Once Newsome received these self-sampled fibers in the mail from Morristown, he got to work. Using a technique called Direct Analysis in Real-Time Mass Spectrometry (or DART-MS), Newsome was able to discover the exact natural dyes used in the famous coat.
“Today, there are thousands of synthetic dyes, but there are a very small number, relatively, of natural dyes,” Newsome says. Popular science.
After performing a DART-MS analysis, Newsome was able to observe the chemical signatures present in the fibers. He then compared those signatures to the known chemical signatures of different natural dyes to determine exactly which dyes were present in the Washington lawsuit.
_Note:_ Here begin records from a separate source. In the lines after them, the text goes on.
template <bool WIDE>
__device__ __forceinline__ void entity_bwd(const int lane, const int wv, const float* Ws,
                                           const float* xs, const int* cum, const double* pxd,
                                           const int nd, const uint2* __restrict__ bq,
                                           const float* rho, const int* offr, const int* offc,
                                           const float* xlr, const float* xlc,
                                           const int n0, const int n1, f2 (&sv)[4]) {
#pragma clang fp contract(off)
  const int sub = lane / EG_L, kp = lane - sub * EG_L, k0 = 2 * kp;
  const EntUnit ea = ent_unit(Ws, k0), eb = ent_unit(Ws, k0 + 1);
  const f2 w0 = {ea.w0, eb.w0}, w1 = {ea.w1, eb.w1}, c0 = {ea.c0, eb.c0}, dd = {ea.d, eb.d};
  const f2 ddS = dd * (f2){STEP_S, STEP_S};
  const bool ra[2] = {ea.w1 >= 0.f, eb.w1 >= 0.f}, ca[2] = {ea.w0 >= 0.f, eb.w0 >= 0.f};
  f2 S0 = {0.f, 0.f}, S1 = S0, S2 = S0, S3 = S0;
  constexpr int NWV = NT_MID / 64;
  int ms = 0;
  for (int base = n0; base + wv < n1; base += EG_N * NWV) {
    if constexpr (HDG_SETPRIO) trip_prio(ms++);
    const int i = base + wv + NWV * sub;
    const bool live = sub < EG_N && i < n1;
    const int ic = live ? i : n0;
    const float xi = xs[ic];
    const f2 u = __builtin_elementwise_fma((f2){xi, xi}, w0, c0);
    const f2 v = xi * w1, x2 = {xi, xi};
    f2 ri = *reinterpret_cast<const f2*>(rho + ic * HS + k0);
    if (!live) ri = (f2){0.f, 0.f};
    const uint2 qb = bq[ic * EG_L + kp];
    f2 b0, b1, b2;
#pragma unroll
    for (int h = 0; h < 2; ++h) {
      const int qr = (int)((qb.x >> (16 * h)) & 0xffffu), qc = (int)((qb.y >> (16 * h)) & 0xffffu);
      const int rlo = ra[h] ? qr : 0, rhi = ra[h] ? nd : qr;
      const int clo = ca[h] ? qc : 0, chi = ca[h] ? nd : qc;
      float nr = (float)(cum[rhi] - cum[rlo]), nc = (float)(cum[chi] - cum[clo]);
      float sxr = (float)(pxd[rhi] - pxd[rlo]), sxc = (float)(pxd[chi] - pxd[clo]);
      if ((u[h] + v[h]) > 0.f) {
        nr -= 1.f;
        nc -= 1.f;
        sxr -= xi;
        sxc -= xi;
      }
      b0[h] = fmaf(xi, nr, sxc);
      b1[h] = fmaf(xi, nc, sxr);
      b2[h] = nr + nc;
    }
    if constexpr (HDG_SETPRIO) trip_prio(ms++);
    f2 sdr = {0.f, 0.f}, sxr = sdr, sdc = sdr, sxc = sdr, b3 = sdr;
    auto rowf = [&](const float xj) {
      const f2 z0 = u + xj * w1;
      const f2 st1 = HDG_STEPF ? stepf2(z0, ddS) : step2(z0 + dd);
      const f2 dm = st1 - step2(z0);
      sdr += dm;
      sxr = __builtin_elementwise_fma((f2){xj, xj}, dm, sxr);
      b3 += st1;
    };
    auto colf = [&](const float xj) {
      const f2 z0 = __builtin_elementwise_fma((f2){xj, xj}, w0, c0) + v;
      const f2 st1 = HDG_STEPF ? stepf2(z0, ddS) : step2(z0 + dd);
      const f2 dm = st1 - step2(z0);
      sdc += dm;
      sxc = __builtin_elementwise_fma((f2){xj, xj}, dm, sxc);
      b3 += st1;
    };
    auto walk = [&](const float* xl, int o, const int o1, auto f) {
      for (; WIDE && o + 16 < o1; o += 16) {
        float4 xv[4];
#pragma unroll
        for (int c = 0; c < 4; ++c) xv[c] = *reinterpret_cast<const float4*>(xl + o + 4 * c);
#pragma unroll
        for (int c = 0; c < 4; ++c) {
          f(xv[c].x);
          f(xv[c].y);
          f(xv[c].z);
          f(xv[c].w);
        }
      }
      for (; o + 4 < o1; o += 4) {
        const float4 xv = *reinterpret_cast<const float4*>(xl + o);
        f(xv.x);
        f(xv.y);
        f(xv.z);
        f(xv.w);
      }
      if (o < o1) {
        const float4 xv = *reinterpret_cast<const float4*>(xl + o);
        f(xv.x);
        if (xv.y == xv.y) f(xv.y);
        if (xv.z == xv.z) f(xv.z);
        if (xv.w == xv.w) f(xv.w);
      }
    };
    walk(xlr, live ? offr[ic] : 0, live ? offr[ic + 1] : 0, rowf);
    if constexpr (HDG_SETPRIO) trip_prio(ms++);
    walk(xlc, live ? offc[ic] : 0, live ? offc[ic + 1] : 0, colf);
    b0 += __builtin_elementwise_fma(x2, sdr, sxc);
    b1 += __builtin_elementwise_fma(x2, sdc, sxr);
    b2 += sdr + sdc;
    S0 = __builtin_elementwise_fma(ri, b0, S0);
    S1 = __builtin_elementwise_fma(ri, b1, S1);
    S2 = __builtin_elementwise_fma(ri, b2, S2);
    S3 = __builtin_elementwise_fma(ri, b3, S3);
  }
  if constexpr (HDG_SETPRIO) __builtin_amdgcn_s_setprio(0);
  sv[0] = S0; sv[1] = S1; sv[2] = S2; sv[3] = S3;
#pragma unroll
  for (int w = 0; w < 4; ++w)
#pragma unroll
    for (int h = 0; h < 2; ++h) {
      float a = sv[w][h];
      a += __shfl_down(a, 3 * EG_L);
      a += __shfl_down(a, EG_L) + __shfl_down(a, 2 * EG_L);
      sv[w][h] = a;
    }
}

And Newsome didn’t just find one dye: he found a variety of different natural dyes from around the colonial world. “There’s shellac, which comes from an insect. There’s madder,” he says, “which comes from a root. There’s Brazil wood, walnut, and logwood. These are all dyes that have been positively identified.”
Each of these dyes creates a range of different colors. Shellac, which comes from an insect. Kerria lacca Native to India and Southeast Asia, it creates a color between crimson and deep purple. Madder comes from the roots of flowering shrubs of the genus. rubiaceaeand creates a strong red color. Like shellac, Brazil wood can create a red or purple color. Walnut creates browns and tans. And finally, logwood produces a rich royal purple color.
Based on Newsome’s analysis, curators at Morristown National Historical Park created a replica of Washington’s suit using the exact natural dyes present in the original. The replica was not a golden color at all, but a rich and vibrant plum color.
In fact, when a piece of plum-dyed silk was left in the sun, it turned a golden yellow color. That might explain how Washington’s famous coat turned gold in the centuries since he celebrated his inauguration.